For Immediate Release, September 25, 2020
Contact: |
Noah Greenwald, (503) 484-7495, ngreenwald@biologicaldiversity.org |
Red-cockaded Woodpecker Is Latest Endangered Species Act Success
WASHINGTON— The U.S. Fish and Wildlife Service announced today that the red-cockaded woodpecker has recovered enough to be downlisted from endangered to threatened. The bird once occurred across much of the southeastern United States in long-leaf pine forests but was federally protected as endangered in 1970.
“The red-cockaded woodpecker’s recovery is a tremendous victory for the Endangered Species Act,” said Noah Greenwald, endangered species director at the Center for Biological Diversity. “The woodpecker is a fantastic umbrella species whose recovery benefits hundreds of other plants and animals across the Southeast. This recovery shows we can recover the ecosystems, in this case long-leaf pine forests, that species need to survive.”
The long-leaf pine forests that support the woodpecker are one of the largest and most diverse habitats in North America. But logging, urban and agricultural sprawl and fire suppression have reduced the forests to less than a quarter of their previous extent, resulting in at least 27 species being listed under the Endangered Species Act. The Service reported today that more than one million acres have been restored to support the woodpecker.
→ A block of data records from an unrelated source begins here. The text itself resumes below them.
@@ -144,7 +154,7 @@
                     v[u] = q + (P)(u * G) < e ? ldg_stream_f64(data + q + (P)(u * G), pol_stream) : 0.0;
 #pragma unroll
                 for (int u = 0; u < U; ++u)
-                    xv[u] = q + (P)(u * G) < e ? ldg_f64_hint(x + c[u], polx) : 0.0;
+                    xv[u] = q + (P)(u * G) < e ? gather_x<HOT>(x, hot, c[u], polx) : 0.0;
 #pragma unroll
                 for (int u = 0; u < U; ++u)
                     if (q + (P)(u * G) < e) acc = __dadd_rn(acc, __dmul_rn(v[u], xv[u]));
@@ -171,7 +181,7 @@
                             v[u] = q + (P)(u * 32) < qe ? ldg_stream_f64(data + q + (P)(u * 32), pol_stream) : 0.0;
 #pragma unroll
                         for (int u = 0; u < U; ++u)
-                            xv[u] = q + (P)(u * 32) < qe ? ldg_f64_hint(x + c[u], polx) : 0.0;
+                            xv[u] = q + (P)(u * 32) < qe ? gather_x<HOT>(x, hot, c[u], polx) : 0.0;
 #pragma unroll
                         for (int u = 0; u < U; ++u)
                             if (q + (P)(u * 32) < qe) a2 = __dadd_rn(a2, __dmul_rn(v[u], xv[u]));
@@ -186,7 +196,7 @@
     }
 }
 
-template <typename P, int NWARPS, int MINB, int U, bool MULTI>
+template <typename P, int NWARPS, int MINB, int U, bool MULTI, bool HOT>
 __global__ void __launch_bounds__(NWARPS * 32, MINB)
     spmv_rows_kernel(const P* __restrict__ indptr, const uint32_t* __restrict__ indices,
                      const double* __restrict__ data, const uint32_t* __restrict__ tile_row,
@@ -195,8 +205,16 @@
                      double* __restrict__ carry, uint64_t nnz, uint32_t rows, uint32_t t_begin,
                      uint32_t t_end , int accumulate,
                      uint64_t pol_stream , uint64_t polx ,
-                     int stage_rows ) {
+                     int stage_rows ,
+                     const uint32_t* __restrict__ hot_col ,
+                     uint32_t n_hot) {
     const int lane = threadIdx.x & 31, warp = threadIdx.x >> 5;
+    extern __shared__ __align__(16) double hot_x[];
+    if constexpr (HOT) {
+        for (uint32_t q = threadIdx.x; q < n_hot; q += NWARPS * 32)
+            hot_x[q] = ldg_f64_hint(x + hot_col[q], polx);
+        __syncthreads();
+    }
     const uint32_t GW = gridDim.x * NWARPS;
     RowSink sink;
     sink.y = yt.p[0];
@@ -241,8 +259,8 @@
         const uint32_t r_last = r1 < rows ? r1 : r1 - 1;
         const uint64_t cnt = k1 - k0, nr = (uint64_t)(r_last - r0) + 1;
 #define SPMV_ROWS(G)                                                                            \
-    rows_direct<P, G, U, MULTI>(sink, indptr, indices, data, x, k0, k1, r0, r_last, b_first,       \
-                             pol_stream, polx, lane)
+    rows_direct<P, G, U, MULTI, HOT>(sink, indptr, indices, data, x, hot_x, k0, k1, r0, r_last,   \
+                                     b_first, pol_stream, polx, lane)
         if (cnt <= 24 * nr)
             SPMV_ROWS(4);
         else if (cnt <= 48 * nr)
@@ -368,21 +386,62 @@
 
 constexpr int SPMV_NWARPS = 8, SPMV_CTAS_PER_SM = 5, SPMV_LOADS_IN_FLIGHT = 4;
 
+constexpr int SPMV_HOT_NWARPS = 32, SPMV_HOT_CTAS_PER_SM = 1;
+constexpr uint32_t SPMV_HOT_SLOTS = 24576;
+constexpr uint32_t SPMV_HOT_MAX_SLOTS = 26624;
+constexpr uint64_t SPMV_HOT_MIN_NNZ = 1ull << 25;
+constexpr double SPMV_HOT_MIN_SHARE = 0.10;
+
+struct SpmvHot {
+    uint32_t k;
+    bool forced;
+};
+SpmvHot spmv_hot() {
+    static SpmvHot h = [] {
+        SpmvHot d{SPMV_HOT_SLOTS, false};
+        const char* e = getenv("SPRS_B200_SPMV_HOT");
+        if (e && strcmp(e, "auto") != 0) {
+            const long k = atol(e);
+            d = SpmvHot{(uint32_t)(k < 0 ? 0 : k > (long)SPMV_HOT_MAX_SLOTS ? SPMV_HOT_MAX_SLOTS : k), true};
+        }
+        return d;
+    }();
+    return h;
+}
+
+template <typename P, bool MULTI, bool HOT>
+auto* spmv_kernel() {
+    constexpr int U = SPMV_LOADS_IN_FLIGHT;
+    if constexpr (HOT)
+        return spmv_rows_kernel<P, SPMV_HOT_NWARPS, SPMV_HOT_CTAS_PER_SM, U, MULTI, true>;
+    else
+        return spmv_rows_kernel<P, SPMV_NWARPS, SPMV_CTAS_PER_SM, U, MULTI, false>;
+}
+
 template <typename P>
 int launch_variant(sprs_b200_ctx* ctx, const sprs_b200_csmat* m, const double* d_x,
                    const SpmvTargets& yt, int accumulate, uint64_t t0, uint64_t t1,
                    cudaStream_t s) {
     if (m->n_tiles >= 0xffffffffull)
         SPRS_FAIL(ctx, SPRS_B200_ERR_UNSUPPORTED, "spmv: more than 2^32 tiles");
-    constexpr int CTAS = SPMV_CTAS_PER_SM, U = SPMV_LOADS_IN_FLIGHT;
-    const bool multi = yt.n > 1;
-    auto kern = multi ? spmv_rows_kernel<P, SPMV_NWARPS, CTAS, U, true>
-                      : spmv_rows_kernel<P, SPMV_NWARPS, CTAS, U, false>;
-    static bool configured_flags[64][2] = {};
-    bool& configured = configured_flags[ctx->device & 63][multi ? 1 : 0];
+    const bool multi = yt.n > 1, hot = m->n_hot > 0;
+    auto kern = hot ? (multi ? spmv_kernel<P, true, true>() : spmv_kernel<P, false, true>())
+                    : (multi ? spmv_kernel<P, true, false>() : spmv_kernel<P, false, false>());
+    const int nwarps = hot ? SPMV_HOT_NWARPS : SPMV_NWARPS;
+    const int ctas = hot ? SPMV_HOT_CTAS_PER_SM : SPMV_CTAS_PER_SM;
+    static bool configured_flags[64][4] = {};
+    bool& configured = configured_flags[ctx->device & 63][(multi ? 1 : 0) + (hot ? 2 : 0)];
     if (!configured) {
-        int carve = multi ? 15 : 0;
-        if (const char* e = getenv("SPRS_B200_SPMV_CARVEOUT")) carve = atoi(e);
+        int carve;
+        if (hot) {
+            const int dyn = (int)(spmv_hot().k * sizeof(double));
+            const int per_cta = dyn + (multi ? nwarps * SPMV_STAGE_ROWS * 8 : 0) + 1024;
+            SPRS_CUDA(ctx, cudaFuncSetAttribute(kern, cudaFuncAttributeMaxDynamicSharedMemorySize, dyn));
+            carve = (int)((100ull * ctas * per_cta + 228 * 1024 - 1) / (228 * 1024));
+        } else {
+            carve = multi ? 15 : 0;
+            if (const char* e = getenv("SPRS_B200_SPMV_CARVEOUT")) carve = atoi(e);
+        }
         SPRS_CUDA(ctx, cudaFuncSetAttribute(kern, cudaFuncAttributePreferredSharedMemoryCarveout,
                                             carve));
         configured = true;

In the past four years, the fewest number of species — just 23 — have been listed as threatened or endangered since the passage of the Act.
“Secretary Bernhardt, who is a former lobbyist for the oil and gas industry and other special interests, has been an absolute disaster for endangered species,” said Greenwald. “The red-cockaded woodpecker’s recovery proves the Endangered Species Act works, but only when species are protected in the first place.”
The Center for Biological Diversity is a national, nonprofit conservation organization with more than 1.7 million members and online activists dedicated to the protection of endangered species and wild places.